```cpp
template <class T>
__global__ __launch_bounds__(T::THREADS, (T::MINWG * T::THREADS + 255) / 256) void resblock_bf16_k(BConvArgs a) {
    constexpr int C = T::C, KS = T::KS, W = T::W, PA = T::PA, RA = T::RA, MR = T::MR, NR = T::NR, H = T::H, GUARD = T::GUARD;
    constexpr int THREADS = T::THREADS, SPR = T::SPR, P = T::P, KSTEPS = T::KSTEPS, NQT = T::NQT, XPT = T::XPT, MB = T::MB;

    extern __shared__ __attribute__((aligned(16))) unsigned char lds[];
    unsigned char* tA = lds;
    unsigned char* tT = lds + T::TILE_BYTES;
    const float* sbias = reinterpret_cast<const float*>(lds + 2 * T::TILE_BYTES);

    const int tid = threadIdx.x;
    const int lane = tid & 63;
    const int wave = tid >> 6;
    const int wm = wave / T::WN, wn = wave % T::WN;
    const int cb0 = wm * (C / T::WM);
    const int l31 = lane & 31;
    const int lh = lane >> 5;
    const int b = a.zrev ? (int)(gridDim.z - 1 - blockIdx.z) : (int)blockIdx.z;
    const int Lp = a.L;
    const int L = a.lens ? min(max(a.lens[b], 0) * a.len_mul, a.L) : a.L;
    const int d0 = a.dils[0], d1 = a.dils[1], d2 = a.dils[2];
    const int M = H * (d0 + d1 + d2) + 3 * H;
    const int NT = W - 2 * M;
    const int ntv = (L + NT - 1) / NT, rx = (int)((blockIdx.x + b) & 7), lox = (rx * ntv) >> 3, hix = ((rx + 1) * ntv) >> 3;
    const bool xmap = (a.L + NT - 1) / NT >= 192;
    const int tile = xmap ? lox + (int)(blockIdx.x >> 3) : (int)blockIdx.x;
    if (xmap && tile >= hix) return;
    const int t0 = tile * NT;
    if (t0 >= L) return;
    const int tw = t0 - M;
    const unsigned short* __restrict__ xg = static_cast<const unsigned short*>(a.x) + (size_t)b * Lp * C;
    unsigned short* __restrict__ yg = static_cast<unsigned short*>(a.y) + (size_t)b * Lp * C;

    auto act2 = [](unsigned u) { return lrelu01_pack(bf16_lo(u), bf16_hi(u)); };

    for (int u = tid; u < 6 * C; u += THREADS) reinterpret_cast<float*>(lds + 2 * T::TILE_BYTES)[u] = a.bias[u];
    for (int u = tid; u < 2 * 2 * GUARD * SPR; u += THREADS) {
        const int tile = u / (2 * GUARD * SPR), v = u % (2 * GUARD * SPR);
        const int gr = v % (2 * GUARD), c = v / (2 * GUARD);
        const int row = gr < GUARD ? gr : W + gr;
        *reinterpret_cast<uint4*>((tile ? tT : tA) + tile_off<SPR>(row, c)) = make_uint4(0u, 0u, 0u, 0u);
    }
    {
        constexpr int RPI = THREADS / SPR;
        static_assert(THREADS % SPR == 0 && RPI % 16 == 0 && (W * SPR) % THREADS == 0, "a thread's units share their column and their swizzle");
        constexpr int RW = 64 / SPR;
        const int r0 = SPR >= 16 ? tid / SPR : wave * RW + lane % RW, c = SPR >= 16 ? tid % SPR : lane / RW;
        unsigned char* const lds0 = tA + tile_off<SPR>(GUARD + r0, c);
        uint4 v[XPT];
        if (tw >= 0 && tw + W <= L) {
            const unsigned short* __restrict__ g0 = xg + (size_t)(tw + r0) * C + c * 8;
#pragma unroll
            for (int i = 0; i < XPT; ++i) v[i] = *reinterpret_cast<const uint4*>(g0 + (size_t)i * RPI * C);
        } else {
#pragma unroll
            for (int i = 0; i < XPT; ++i) {
                const int t = tw + r0 + i * RPI;
                const int tc = t < 0 ? 0 : (t >= L ? L - 1 : t);
                v[i] = *reinterpret_cast<const uint4*>(xg + (size_t)tc * C + c * 8);
                if (t < 0 || t >= L) v[i] = make_uint4(0u, 0u, 0u, 0u);
            }
        }
#pragma unroll
        for (int i = 0; i < XPT; ++i) {
            v[i].x = act2(v[i].x);
            v[i].y = act2(v[i].y);
            v[i].z = act2(v[i].z);
            v[i].w = act2(v[i].w);
        }
#pragma unroll
        for (int i = 0; i < XPT; ++i) *reinterpret_cast<uint4*>(lds0 + i * RPI * P) = v[i];
    }
    const int col0 = wn * (W / T::WN) + l31;
    uint4 xr[MR][NR][2];
#pragma unroll
    for (int mr = 0; mr < MR; ++mr)
#pragma unroll
        for (int nr = 0; nr < NR; ++nr)
#pragma unroll
            for (int p = 0; p < 2; ++p) {
                const int t = tw + col0 + nr * 32;
// ... 61 lines not shown
            }
        };
        constexpr int TAILQ = NQT % 4;
        load_b(0, 0);
        __builtin_amdgcn_sched_group_barrier(0x100, NR, 0);
#pragma nounroll
        for (int q0 = 0; q0 < NQT - 4 - TAILQ; q0 += 4) {
#pragma unroll
            for (int i = 0; i < 4; ++i) step(q0 + i, i, true);
        }
        if constexpr (TAILQ == 0) {
#pragma unroll
            for (int i = 0; i < 4; ++i) step(NQT - 4 + i, i, i < 3);
        } else {
#pragma unroll
            for (int i = 0; i < 4; ++i) step(NQT - 6 + i, i, true);
            step(NQT - 2, 0, true);
            step(NQT - 1, 1, false);
        }
    };
    constexpr int NQW = T::WREG ? NQT : 1;
    bf16x8 aw[NQW][MR];
    auto load_w_all = [&](int conv) {
        if constexpr (T::WREG) {
            if (conv < 6) {
#pragma unroll
                for (int q = 0; q < NQT; ++q)
#pragma unroll
                    for (int mr = 0; mr < MR; ++mr) aw[q][mr] = __builtin_bit_cast(bf16x8, aptr[(size_t)((conv * NQT + q) * MB + mr) * 64]);
            }
        }
    };
    auto conv_phase_wreg = [&](const unsigned char* __restrict__ tile, int dl, int conv) {
        f32x16 bblk[MR];
#pragma unroll
        for (int mr = 0; mr < MR; ++mr)
#pragma unroll
            for (int rq = 0; rq < 4; ++rq) {
                const float4 bv = *reinterpret_cast<const float4*>(sbias + conv * C + cb0 + 32 * mr + 8 * rq + 4 * lh);
                bblk[mr][4 * rq + 0] = bv.x;
                bblk[mr][4 * rq + 1] = bv.y;
                bblk[mr][4 * rq + 2] = bv.z;
                bblk[mr][4 * rq + 3] = bv.w;
            }
        bf16x8 bf[2][NR];
        auto load_b = [&](int q, int par) {
            const int tap = q / KSTEPS, ks = q % KSTEPS;
#pragma unroll
            for (int nr = 0; nr < NR; ++nr) bf[par][nr] = *reinterpret_cast<const bf16x8*>(tile + tile_off<SPR>(GUARD + col0 + nr * 32 + (tap - H) * dl, ks * 2 + lh));
        };
        load_b(0, 0);
        __builtin_amdgcn_sched_group_barrier(0x100, NR, 0);
#pragma unroll
        for (int q = 0; q < NQT; ++q) {
            if (q + 1 < NQT) load_b(q + 1, (q + 1) & 1);
#pragma unroll
            for (int mr = 0; mr < MR; ++mr)
#pragma unroll
                for (int nr = 0; nr < NR; ++nr)
                    acc[mr][nr] = __builtin_amdgcn_mfma_f32_32x32x16_bf16(aw[q < NQW ? q : 0][mr], bf[q & 1][nr], q == 0 ? bblk[mr] : acc[mr][nr], 0, 0, 0);
            for (int i = 0; i < MR * NR; ++i) {
                __builtin_amdgcn_sched_group_barrier(0x008, 1, 0);
                if (q + 1 < NQT && i < NR) __builtin_amdgcn_sched_group_barrier(0x100, 1, 0);
            }
        }
    };
    if constexpr (T::WREG) {
        load_w_all(0);
    } else {
#pragma unroll
        for (int q = 0; q < PA; ++q) load_a(q, q % RA);
    }
    const bool interior = tw >= 0 && tw + W <= L;
    auto write_tile = [&](unsigned char* tile, int mr, int nr, unsigned p0, unsigned p1, unsigned q0, unsigned q1, int p) {
        const int row = GUARD + col0 + nr * 32;
        const int t = tw + col0 + nr * 32;
        if (!interior && (t < 0 || t >= L)) p0 = p1 = q0 = q1 = 0u;
        swap_pair(p0, q0);
        swap_pair(p1, q1);
        const int slot = ((cb0 + 32 * mr) >> 3) + 2 * p + lh;
        *reinterpret_cast<uint4*>(tile + tile_off<SPR>(row, slot)) = make_uint4(p0, p1, q0, q1);
    };

    __syncthreads();
    if constexpr (!T::WREG) init_acc(0);

    constexpr int S2 = NQT % 4;
#pragma nounroll
    for (int pr = 0; pr < 3; ++pr) {
        const int dl = pr == 0 ? d0 : (pr == 1 ? d1 : d2);
        if constexpr (T::WREG) {
            conv_phase_wreg(tA, dl, 2 * pr);
            load_w_all(2 * pr + 1);
        } else {
            conv_phase(2 * pr, std::integral_constant<int, 0>{}, tA, dl);
        }
#pragma unroll
        for (int mr = 0; mr < MR; ++mr)
#pragma unroll
            for (int nr = 0; nr < NR; ++nr)
#pragma unroll
                for (int p = 0; p < 2; ++p) {
                    const int r0 = 8 * p;
                    const f32x16& c = acc[mr][nr];
                    write_tile(tT, mr, nr, lrelu01_pack(c[r0 + 0], c[r0 + 1]), lrelu01_pack(c[r0 + 2], c[r0 + 3]),
                               lrelu01_pack(c[r0 + 4], c[r0 + 5]), lrelu01_pack(c[r0 + 6], c[r0 + 7]), p);
                }
        if constexpr (!T::WREG) init_acc(2 * pr + 1);
        __syncthreads();
        if constexpr (T::WREG) {
            conv_phase_wreg(tT, 1, 2 * pr + 1);
            load_w_all(2 * pr + 2);
        } else {
            conv_phase(2 * pr + 1, std::integral_constant<int, S2>{}, tT, 1);
        }
#pragma unroll
        for (int mr = 0; mr < MR; ++mr)
#pragma unroll
            for (int nr = 0; nr < NR; ++nr)
#pragma unroll
                for (int p = 0; p < 2; ++p) {
                    const int r0 = 8 * p;
                    const uint4 r = xr[mr][nr][p];
                    f32x16& c = acc[mr][nr];
                    c[r0 + 0] = vadd_raw(bf16_lo(r.x), c[r0 + 0]); c[r0 + 1] = vadd_raw(bf16_hi(r.x), c[r0 + 1]);
                    c[r0 + 2] = vadd_raw(bf16_lo(r.y), c[r0 + 2]); c[r0 + 3] = vadd_raw(bf16_hi(r.y), c[r0 + 3]);
                    c[r0 + 4] = vadd_raw(bf16_lo(r.z), c[r0 + 4]); c[r0 + 5] = vadd_raw(bf16_hi(r.z), c[r0 + 5]);
                    c[r0 + 6] = vadd_raw(bf16_lo(r.w), c[r0 + 6]); c[r0 + 7] = vadd_raw(bf16_hi(r.w), c[r0 + 7]);
                }
        if (pr < 2) {
#pragma unroll
            for (int mr = 0; mr < MR; ++mr)
#pragma unroll
                for (int nr = 0; nr < NR; ++nr)
#pragma unroll
                    for (int p = 0; p < 2; ++p) {
                        const int r0 = 8 * p;
                        const f32x16& c = acc[mr][nr];
                        uint4 r;
                        r.x = pack_bf16x2(c[r0 + 0], c[r0 + 1]);
                        r.y = pack_bf16x2(c[r0 + 2], c[r0 + 3]);
                        r.z = pack_bf16x2(c[r0 + 4], c[r0 + 5]);
                        r.w = pack_bf16x2(c[r0 + 6], c[r0 + 7]);
                        xr[mr][nr][p] = r;
                        write_tile(tA, mr, nr, act2(r.x), act2(r.y), act2(r.z), act2(r.w), p);
                    }
            if constexpr (!T::WREG) init_acc(2 * pr + 2);
            __syncthreads();
        }
    }

    {
        const float s_out = a.slope_out;
        const float dv = a.div;
        const float rdv = mrf_recip(dv);
        const bool acc_add = a.acc_add != 0;
        if (acc_add) {
#pragma unroll
            for (int mr = 0; mr < MR; ++mr)
#pragma unroll
                for (int nr = 0; nr < NR; ++nr)
#pragma unroll
                    for (int p = 0; p < 2; ++p) {
                        const int t = tw + col0 + nr * 32;
                        const int tc = t < 0 ? 0 : (t >= L ? L - 1 : t);
                        xr[mr][nr][p] = *reinterpret_cast<const uint4*>(yg + (size_t)tc * C + cb0 + 32 * mr + 16 * p + 8 * lh);
                    }
        }
#pragma unroll
        for (int mr = 0; mr < MR; ++mr)
#pragma unroll
            for (int nr = 0; nr < NR; ++nr)
#pragma unroll
                for (int p = 0; p < 2; ++p) {
                    const int n = col0 + nr * 32;
                    const int t = tw + n;
                    const bool ok = n >= M && n < W - M && t >= 0 && t < L;
                    const int r0 = 8 * p;
                    float v[8];
#pragma unroll
                    for (int e = 0; e < 8; ++e) v[e] = acc[mr][nr][r0 + e];
                    if (acc_add) {
                        uint4 o = xr[mr][nr][p];
                        swap_pair(o.x, o.z);
                        swap_pair(o.y, o.w);
                        v[0] = vadd_raw(bf16_lo(o.x), v[0]); v[1] = vadd_raw(bf16_hi(o.x), v[1]); v[2] = vadd_raw(bf16_lo(o.y), v[2]); v[3] = vadd_raw(bf16_hi(o.y), v[3]);
                        v[4] = vadd_raw(bf16_lo(o.z), v[4]); v[5] = vadd_raw(bf16_hi(o.z), v[5]); v[6] = vadd_raw(bf16_lo(o.w), v[6]); v[7] = vadd_raw(bf16_hi(o.w), v[7]);
                    }
                    if (dv != 1.0f) {
#pragma unroll
                        for (int e = 0; e < 8; ++e) v[e] = v[e] * rdv;
                    }
                    if (s_out != 1.0f) {
#pragma unroll
                        for (int e = 0; e < 8; ++e) v[e] = lrelu_f(v[e], s_out);
                    }
                    unsigned p0 = pack_bf16x2(v[0], v[1]), p1 = pack_bf16x2(v[2], v[3]);
                    unsigned q0 = pack_bf16x2(v[4], v[5]), q1 = pack_bf16x2(v[6], v[7]);
                    swap_pair(p0, q0);
                    swap_pair(p1, q1);
                    if (ok) *reinterpret_cast<uint4*>(yg + (size_t)t * C + cb0 + 32 * mr + 16 * p + 8 * lh) = make_uint4(p0, p1, q0, q1);
                }
    }
}

#ifndef VTTS_RB32_W
#define VTTS_RB32_W 512
#define VTTS_RB32_WN 4
#define VTTS_RB32_WG 2
#endif
#ifndef VTTS_RB64_W
#define VTTS_RB64_W 256
#define VTTS_RB64_WN 4
#define VTTS_RB64_WG 2
#endif
#ifndef VTTS_RB32K3_W
#define VTTS_RB32K3_W 256
#define VTTS_RB32K3_WG 3
#endif
template <int KS> using RB32 = RBTile<32, KS, KS == 3 ? VTTS_RB32K3_W : VTTS_RB32_W, 1, VTTS_RB32_WN, 3, KS == 3 ? VTTS_RB32K3_WG : VTTS_RB32_WG>;
template <int KS> using RB64 = RBTile<64, KS, VTTS_RB64_W, 1, VTTS_RB64_WN, 3, VTTS_RB64_WG>;
#ifndef VTTS_RB128_W
#define VTTS_RB128_W 128
#define VTTS_RB128_WN 2
#define VTTS_RB128_WG 2
#endif
template <int KS> using RB128 = RBTile<128, KS, VTTS_RB128_W, 2, VTTS_RB128_WN, 3, VTTS_RB128_WG>;
constexpr bool RB64_ALL_K = RB64<11>::LDS_BYTES * VTTS_RB64_WG <= 160 * 1024 && VTTS_RB64_W - 2 * 60 >= 128;

template <class T>
static hipError_t launch_rb(const BConvArgs& a, hipStream_t s) {
    static DynLdsOnce once;
    if (hipError_t e = set_max_dynamic_lds(reinterpret_cast<const void*>(&resblock_bf16_k<T>), T::LDS_BYTES, once); e != hipSuccess) return e;
    int dsum = 0;
    for (int i = 0; i < 3; ++i) {
        if (a.dils[i] < 1 || a.dils[i] > T::MAXDIL) return hipErrorInvalidValue;
        dsum += a.dils[i];
    }
    const int NT = T::W - 2 * (T::H * dsum + 3 * T::H);
    if (NT < 32) return hipErrorInvalidValue;
    dim3 grid((a.L + NT - 1) / NT, 1, a.B);
    if ((int)grid.x >= 192) grid.x = (grid.x + 7) / 8 * 8;
    hipLaunchKernelGGL(resblock_bf16_k<T>, grid, dim3(T::THREADS), T::LDS_BYTES, s, a);
    return hipGetLastError();
}

bool resblock_bf16_supported(int C, int K, const int* dils) {
    for (int i = 0; i < 3; ++i)
        if (dils[i] < 1 || dils[i] > 5) return false;
    if (C == 32) return K == 3 || K == 7 || K == 11;
    if (C == 64 && RB64_ALL_K) return K == 3 || K == 7 || K == 11;
    return (C == 64 || C == 128) && K == 3;
}
bool resblock_bf16_preferred(int C, int K) { return (C == 32 && (K == 3 || K == 7)) || (C == 64 && K == 3); }

hipError_t launch_resblock_bf16(int C, int K, const BConvArgs& a, hipStream_t s) {
    if (C == 32) switch (K) {
            case 3: return launch_rb<RB32<3>>(a, s);
            case 7: return launch_rb<RB32<7>>(a, s);
            case 11: return launch_rb<RB32<11>>(a, s);
        }
    if (C == 64 && K == 3) return launch_rb<RB64<3>>(a, s);
    if constexpr (RB64_ALL_K) {
        if (C == 64 && K == 7) return launch_rb<RB64<7>>(a, s);
        if (C == 64 && K == 11) return launch_rb<RB64<11>>(a, s);
    }
    if (C == 128 && K == 3) return launch_rb<RB128<3>>(a, s);
    return hipErrorInvalidValue;
}

}
```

****

Task goal: Search the records for the string "lane", and copy every line that holds it.

Your solution:
    const int lane = tid & 63;
    const int l31 = lane & 31;
    const int lh = lane >> 5;
        const int r0 = SPR >= 16 ? tid / SPR : wave * RW + lane % RW, c = SPR >= 16 ? tid % SPR : lane / RW;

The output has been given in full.